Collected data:

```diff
@@ -787,6 +834,11 @@
                 if empty[j] or (i, j) in done:
                     continue
                 si, di = (i, j) if isinstance(mi, SparseMatrix) else (j, i)
+                if (plain and isinstance(mats[si], SparseMatrix) and isinstance(mats[di], DenseMatrix)
+                        and (ent := mats[si]._cross_dense_ent(mats[di])) is not None):
+                    xs.csr_dense_sandwich_ent_into(ent, mats[di]._dev_c(), d, self._ent_pos(si, ent, pos_d[si]),
+                                                   pos_d[di], out)
+                    continue
                 if (colsum is not None and colsum[si] is None and isinstance(mats[si], SparseMatrix)
                         and isinstance(mats[di], DenseMatrix)):
                     box = []
```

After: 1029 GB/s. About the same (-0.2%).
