@@ -143,17 +177,20 @@
     for (int p = 0; p < NP; ++p) acc[j][p] = f32x4{0.f, 0.f, 0.f, 0.f};
 
   WV wreg[K::NBUFA];
-  stage_chunk<K>(rs, voff, a, lds_base, wave, (unsigned)chunk0 * chunk_bytes, plane_bytes, img_bytes, nimg);
+  stage_chunk<K>(rs, voff, a, lds_base, swave, (unsigned)chunk0 * chunk_bytes, plane_bytes, img_bytes, nimg);
 #pragma unroll
   for (int i = 0; i < K::NBUFA - 1; ++i) wreg[i] = weight_load<MW>(wl, i);
 
   for (int c = 0; c < nchunks; ++c) {
     const int buf = c & 1;
     wait_vmcnt<K::NBUFA - 1>();
-    __builtin_amdgcn_s_barrier();
-    if (c + 1 < nchunks)
-      stage_chunk<K>(rs, voff, a, lds_base + 4u * (unsigned)((buf ^ 1) * a.buf), wave, (unsigned)(chunk0 + c + 1) * chunk_bytes, plane_bytes, img_bytes, nimg);
-    const float* win = smem + buf * a.buf;
+    if constexpr (!FUSED) __builtin_amdgcn_s_barrier();
+    if constexpr (COUNTED)
+      stage_chunk_counted<K>(rs, voff, a, lds_base + 4u * (unsigned)((buf ^ 1) * a.buf), (unsigned)(chunk0 + (c + 1 < nchunks ? c + 1 : c)) * chunk_bytes,
+                             plane_bytes, img_bytes, nimg);
+    else if (c + 1 < nchunks)
+      stage_chunk<K>(rs, voff, a, lds_base + 4u * (unsigned)((buf ^ 1) * a.buf), swave, (unsigned)(chunk0 + c + 1) * chunk_bytes, plane_bytes, img_bytes, nimg);
+    const float* win = wsmem + buf * a.buf;
     const int ks0 = c * K::KSC;
     constexpr int NSTEP = K::CQ * TAP;
     float bb[2][TAP][NP];
@@ -186,6 +223,39 @@
     }
   }
 
+  if constexpr (FUSED) {
+    if constexpr (COUNTED) wait_vmcnt<0>();
+#pragma unroll
+    for (int j = 0; j < MW; ++j)
+#pragma unroll
+      for (int p = 0; p < NP; ++p) *reinterpret_cast<f32x4*>(wsmem + ((j * NP + p) * 64 + lane) * 4) = acc[j][p];
+    __syncthreads();
+    for (int i = tid; i < MW * NP * 64; i += K::THREADS) {
+      const int tl = i >> 6, l = i & 63, j = tl / NP, p = tl - j * NP;
+      f32x4 v[K::KP];
+#pragma unroll
+      for (int k = 0; k < K::KP; ++k) v[k] = *reinterpret_cast<const f32x4*>(smem + (size_t)k * a.wavebuf + 4 * i);
+      f32x4 s = v[0];
+#pragma unroll
+      for (int k = 1; k < K::KP; ++k) s += v[k];
+      const int q0 = 16 * (tile0 + p) + 4 * (l >> 4);
+      if (q0 >= lim) continue;
+      const int il = fastdiv(q0, a.P, a.mP), pix = q0 - il * a.P;
+      const int co = 16 * (cg0 + j) + (l & 15);
+      s = bias_relu4(s, a.bias ? a.bias[co] : 0.f, a.relu, a.slope);
+      float* o = a.out + ((size_t)(n0 + il) * a.out_ctot + a.out_c0 + co) * a.P + pix;
+      if (pix + 3 < a.P && (a.P & 3) == 0) *reinterpret_cast<f32x4*>(o) = s;
+      else {
+        int il2 = il, pix2 = pix;
+#pragma unroll
+        for (int r = 0; r < 4; ++r) {
+          if (q0 + r < lim) a.out[((size_t)(n0 + il2) * a.out_ctot + a.out_c0 + co) * a.P + pix2] = s[r];
+          if (++pix2 == a.P) { pix2 = 0; ++il2; }
+        }
+      }
+    }
+    return;
+  }
   const bool final_pass = a.ksplit == 1;
   const int Po = a.Hout * a.Wout;
   float* dst = final_pass ? a.out : a.part + (size_t)kp * a.N * a.Cout * Po;
@@ -289,9 +359,13 @@
 struct Variant {
   int mode, s, mw, np, wm, wn, cq, vec, ks;
   int (*fn)(const Args&, hipStream_t);
+  int kp;
+  int imgm, nprm;
 };
 
 static bool plan(const Variant& v, Args& a) {
+  if (v.kp > 0 && a.ksplit != v.kp) return false;
+  const int nwin = v.kp > 0 ? v.kp : 1;
   if (a.Cout % (16 * v.mw * v.wm) != 0) return false;
   if (v.vec == 4 && a.Win % 4 != 0) return false;
   const int padl = v.vec == 4 ? 4 : (v.ks == 5 ? 2 : 1);
@@ -315,22 +389,28 @@
   a.cs = up_mod(plane_dw, 16, 32);
   a.slots_c = a.cs / v.vec;
   a.npr = cdiv(a.slots_c, 64);
-  if (a.npr > kNPR) return false;
+  if (a.npr > kNPR || (v.nprm > 0 && a.npr > v.nprm)) return false;
   int img = 1;
   if (a.P < cap && a.Cin % 8 == 0) {
     img = cap / a.P;
     if (img > a.N) img = a.N;
-    while (img > 1 && 2ll * img * 4 * v.cq * a.cs * 4 > kLdsBytes) --img;
-  }
-  if (2ll * img * 4 * v.cq * a.cs * 4 > kLdsBytes) return false;
+    if (v.nprm > 0 && img > v.imgm) img = v.imgm;
+    while (img > 1 && 2ll * nwin * img * 4 * v.cq * a.cs * 4 > kLdsBytes) --img;
+  }
+  if (2ll * nwin * img * 4 * v.cq * a.cs * 4 > kLdsBytes) return false;
   a.img = img;
   a.nig = cdiv(a.N, img);
   a.npb = img == 1 ? cdiv(a.P, cap) : 1;
   a.ng = a.Cout / (16 * v.mw * v.wm);
   a.buf = img * 4 * v.cq * a.cs;
+  a.wavebuf = 0;
+  if (v.kp > 0) {
+    a.wavebuf = 2 * a.buf > v.mw * v.np * 256 ? 2 * a.buf : v.mw * v.np * 256;
+    if (4ll * v.kp * a.wavebuf > kLdsBytes) return false;
+  }
   if ((long long)a.N * a.P >= 65536 || a.cs >= 65536) return false;
   a.mP = magic_for(a.P); a.mW = magic_for(a.Wp); a.mrs = magic_for(a.rs);
-  const long long total = (long long)a.ng * a.npb * a.nig * a.ksplit;
+  const long long total = (long long)a.ng * a.npb * a.nig * (v.kp > 0 ? 1 : a.ksplit);
   if (total > 0x3fffff00ll) return false;
   a.total = (unsigned)total;
   return true;
@@ -338,7 +418,7 @@
 
 template <class K>
 static int launch(const Args& a, hipStream_t st) {
-  const size_t lds = sizeof(float) * 2 * (size_t)a.buf;
+  const size_t lds = sizeof(float) * (K::KP > 0 ? (size_t)K::KP * a.wavebuf : 2 * (size_t)a.buf);
   set_dynamic_lds_once<&conv_plane<K>>(kLdsBytes);
   hipLaunchKernelGGL((conv_plane<K>), dim3(8 * ((a.total + 7) / 8)), dim3(K::THREADS), lds, st, a);
   return check_launch("conv_plane_forward");
@@ -358,8 +438,14 @@
 #define FN2_CP4_ROW(MW, NP, WM, WN, CQ, VEC) {0, 2, MW, NP, WM, WN, CQ, VEC, 4, &launch<Cfg<0, 2, MW, NP, WM, WN, CQ, VEC, 4>>},
 #define FN2_CP5_TILES(X, VEC) X(2, 9, 2, 2, 1, VEC) X(2, 5, 2, 2, 1, VEC) X(4, 5, 1, 4, 1, VEC) X(2, 9, 1, 4, 1, VEC) X(2, 7, 2, 2, 1, VEC) X(4, 4, 2, 2, 1, VEC)
 #define FN2_CP5_ROW(MW, NP, WM, WN, CQ, VEC) {0, 2, MW, NP, WM, WN, CQ, VEC, 5, &launch<Cfg<0, 2, MW, NP, WM, WN, CQ, VEC, 5>>},
+#define FN2_FK_TILES(X, S) X(16, 1, 5, 1, S) X(8, 2, 5, 1, S) X(4, 2, 5, 2, S) X(2, 4, 5, 1, S)
+#define FN2_FK_ROW(KP, MW, NP, CQ, S) {0, S, MW, NP, 1, 1, CQ, 1, 3, &launch<Cfg<0, S, MW, NP, 1, 1, CQ, 1, 3, KP>>, KP, 0, 0},
+#define FN2_FKC_LIST(X) X(8, 1, 9, 1, 1, 1, 1, 4) X(8, 2, 5, 1, 1, 1, 1, 3) X(8, 2, 5, 1, 2, 4, 1, 3)
+#define FN2_FKC_ROW(KP, MW, NP, CQ, S, VEC, IMGM, NPRM) {0, S, MW, NP, 1, 1, CQ, VEC, 3, &launch<Cfg<0, S, MW, NP, 1, 1, CQ, VEC, 3, KP, IMGM, NPRM>>, KP, IMGM, NPRM},
 static const Variant kVariants[] = {FN2_CP_LIST(FN2_CP_ROW) FN2_CP4_TILES(FN2_CP4_ROW, 1) FN2_CP4_TILES(FN2_CP4_ROW, 4)
-                                    FN2_CP5_TILES(FN2_CP5_ROW, 1) FN2_CP5_TILES(FN2_CP5_ROW, 4)};
+                                    FN2_CP5_TILES(FN2_CP5_ROW, 1) FN2_CP5_TILES(FN2_CP5_ROW, 4)
+                                    FN2_FK_TILES(FN2_FK_ROW, 1) FN2_FK_TILES(FN2_FK_ROW, 2)
+                                    FN2_FKC_LIST(FN2_FKC_ROW)};
 constexpr int kNumVariants = sizeof(kVariants) / sizeof(kVariants[0]);
 
 int g_forced_variant = -1;
@@ -377,9 +463,11 @@
   return k;
 }
 
+constexpr double kFusedGain = 0.83;
 static double variant_cost(const Variant& v, const Args& a) {
   const double rounds = (double)((a.total + 255) / 256);
   const double eff = 1.0 / (1.0 + 0.08 * (4.0 / v.mw - 1.0) + 0.02 * (9.0 / v.np - 1.0));
+  if (v.kp > 0) return rounds * v.mw * v.np * (v.kp > 4 ? v.kp / 4.0 : 1.0) / eff * kFusedGain;
   return rounds * v.mw * v.np / eff;
 }
 
@@ -391,11 +479,30 @@
     if ((reinterpret_cast<uintptr_t>(workspace) & 15) != 0) return fail(FN2_ERR_UNSUPPORTED, "%s: workspace must be 16-byte aligned", what);
     a.part = static_cast<float*>(workspace);
   }
+  auto reduce = [&]() -> int {
+    const long long total = (long long)a.N * a.Cout * Po;
+    if (total >= (1ll << 31)) return fail(FN2_ERR_UNSUPPORTED, "%s: blob too large for the part reduction", what);
+    const dim3 rg(blocks_for(total, 256, 4096));
+#define FN2_PR(KS_) hipLaunchKernelGGL(plane_reduce<KS_>, rg, dim3(256), 0, st, a.part, a.bias, a.out, a.N, a.Cout, Po, a.out_ctot, a.out_c0, a.ksplit, a.relu, a.slope)
+    switch (a.ksplit) {
+      case 2: FN2_PR(2); break;
+      case 3: FN2_PR(3); break;
+      case 4: FN2_PR(4); break;
+      case 6: FN2_PR(6); break;
+      case 8: FN2_PR(8); break;
+      case 12: FN2_PR(12); break;
+      case 16: FN2_PR(16); break;
+      default: FN2_PR(0); break;
+    }
+#undef FN2_PR
+    return check_launch(what);
+  };
   auto run = [&](int i) -> int {
     const Variant& v = kVariants[i];
     Args t = a;
     if (v.mode != mode || v.s != stride || v.ks != ks || !plan(v, t)) return FN2_ERR_UNSUPPORTED;
-    return v.fn(t, st);
+    if (const int rc = v.fn(t, st)) return rc;
+    return (a.ksplit > 1 && v.kp == 0) ? reduce() : FN2_OK;
   };
   auto applies = [&](int i) -> bool {
     Args t = a;
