# aleju/cat-generator

Measured on AMD Instinct MI355X. Metric: images/sec per G+D step, G32up-c 32x32 RGB bs=128 per GPU, higher is better.
Workload: dtype f32

## Files before the change

cat-generator_amd/csrc/common.h:

```cpp
#pragma once
#include <hip/hip_runtime.h>
#include <algorithm>
#include <stdint.h>
#include <stdio.h>
#include <string.h>
#include "../../include/catgan.h"

namespace cg {

char* err_buf();
int fail(const char* fmt, ...);

inline hipStream_t S(void* s) { return reinterpret_cast<hipStream_t>(s); }

#define CG_HIP(call)                                                              \
    do {                                                                          \
        hipError_t e__ = (call);                                                  \
        if (e__ != hipSuccess)                                                    \
            return cg::fail("%s:%d %s -> %s", __FILE__, __LINE__, #call,          \
                            hipGetErrorString(e__));                              \
    } while (0)

#define CG_LAUNCH_CHECK()                                                         \
    do {                                                                          \
        hipError_t e__ = hipGetLastError();                                       \
        if (e__ != hipSuccess)                                                    \
            return cg::fail("%s:%d kernel launch -> %s", __FILE__, __LINE__,      \
                            hipGetErrorString(e__));                              \
    } while (0)

#define CG_REQUIRE(cond, ...)                                                     \
    do {                                                                          \
        if (!(cond)) return cg::fail(__VA_ARGS__);                                \
    } while (0)

constexpr int kNumCU = 256;

#ifndef CG_TIMING_PROBE
#define CG_TIMING_PROBE 0
#endif
#define CG_PROBE_HALF(fam, T) (((CG_TIMING_PROBE) & (fam)) ? ((T) + 1) / 2 : (T))
constexpr int kEwWgsPerCU = 4, kColReduceWgsPerCU = 1;

enum Opt {
    OPT_SKINNY, OPT_GEMM_BK32, OPT_WINO_BK, OPT_NN_TILE, OPT_TN_TILE, OPT_NN_SPLITS, OPT_TN_SPLITS,
    OPT_XCD_SWIZZLE, OPT_NN_GLDS, OPT_TN_GLDS, OPT_WINO_GLDS, OPT_PAD_SKIP, OPT_WINO3, OPT_COUNT
};
long opt(Opt o);

static inline int cdiv(long a, long b) { return (int)((a + b - 1) / b); }

constexpr size_t kColScratchBytes = 8u << 20;
void* col_scratch(hipStream_t stream);
hipStream_t queue_stream(hipStream_t ref, int cls, int slot);
int queue_class(hipStream_t ref, hipStream_t s);
void wgrad_discard_all();

bool skinny_mfma_ok(int Cin, int Cout, int H, int W);
int skinny_mfma_forward(hipStream_t st, const float* x, const float* w, const float* bias, float* y, int N, int H, int W, int Cin, int Cout);
int skinny_mfma_wgrad(hipStream_t st, const float* x, const float* dy, float* part, float* bias_part, int N, int H, int W, int Cin, int Cout,
                      int max_blocks);

bool head_wgrad_ok(int N, int T, int C, int Co);
int head_wgrad(hipStream_t st, const float* x, const float* dy, float* gw, float* gb, int N, int T, int C, int Co, float scale);
bool wino3_geom_ok(int ngroups, int N, int H, int W, int Cin, int Cout, int kH, int kW, int padH, int padW, int ups);
int wino3_note_pack(hipStream_t st, int n, const float* const* w, float* const* wf, float* const* wb, const int* Cout, const int* Cin,
                    const int* kH, const int* kW, const int* wb_map);
int wino3_forward(hipStream_t st, int ngroups, const float* const* x, const float* const* wpk, const float* const* bias, float* const* y,
                  int N, int H, int W);

static inline int ew_grid(long n, int per_block = 256) {
    long b = (n + per_block - 1) / per_block;
    if (b < 1) b = 1;
    const long cap = (long)kNumCU * kEwWgsPerCU;
    if (b > cap) b = cap;
    return (int)b;
}

__device__ __forceinline__ float u01(uint64_t seed, uint64_t ctr) {
    uint64_t z = seed + (ctr + 1) * 0x9E3779B97F4A7C15ull;
    z = (z ^ (z >> 30)) * 0xBF58476D1CE4E5B9ull;
    z = (z ^ (z >> 27)) * 0x94D049BB133111EBull;
    z = z ^ (z >> 31);
    return (float)(z >> 40) * (1.0f / 16777216.0f);
}
__device__ __forceinline__ float wave_sum(float v) {
#pragma unroll
    for (int off = 32; off > 0; off >>= 1) v += __shfl_down(v, off, 64);
    return v;
// ... 112 lines not shown
```

cat-generator_amd/csrc/gemm.hip:

```cpp
#include "common.h"
#include <stdlib.h>
#include <algorithm>
#include <mutex>
#include <type_traits>
#include <unordered_map>
#include <vector>

namespace {

typedef float f32x16 __attribute__((ext_vector_type(16)));
typedef unsigned int u32x4 __attribute__((ext_vector_type(4)));
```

Required work
Only those lines of the entries above that run from the line containing "-143,17 +177,20 @@" to the line containing "win = smem + buf * a.buf;", both included, should be transcribed exactly.

Task answer
@@ -143,17 +177,20 @@
     for (int p = 0; p < NP; ++p) acc[j][p] = f32x4{0.f, 0.f, 0.f, 0.f};
 
   WV wreg[K::NBUFA];
-  stage_chunk<K>(rs, voff, a, lds_base, wave, (unsigned)chunk0 * chunk_bytes, plane_bytes, img_bytes, nimg);
+  stage_chunk<K>(rs, voff, a, lds_base, swave, (unsigned)chunk0 * chunk_bytes, plane_bytes, img_bytes, nimg);
 #pragma unroll
   for (int i = 0; i < K::NBUFA - 1; ++i) wreg[i] = weight_load<MW>(wl, i);
 
   for (int c = 0; c < nchunks; ++c) {
     const int buf = c & 1;
     wait_vmcnt<K::NBUFA - 1>();
-    __builtin_amdgcn_s_barrier();
-    if (c + 1 < nchunks)
-      stage_chunk<K>(rs, voff, a, lds_base + 4u * (unsigned)((buf ^ 1) * a.buf), wave, (unsigned)(chunk0 + c + 1) * chunk_bytes, plane_bytes, img_bytes, nimg);
-    const float* win = smem + buf * a.buf;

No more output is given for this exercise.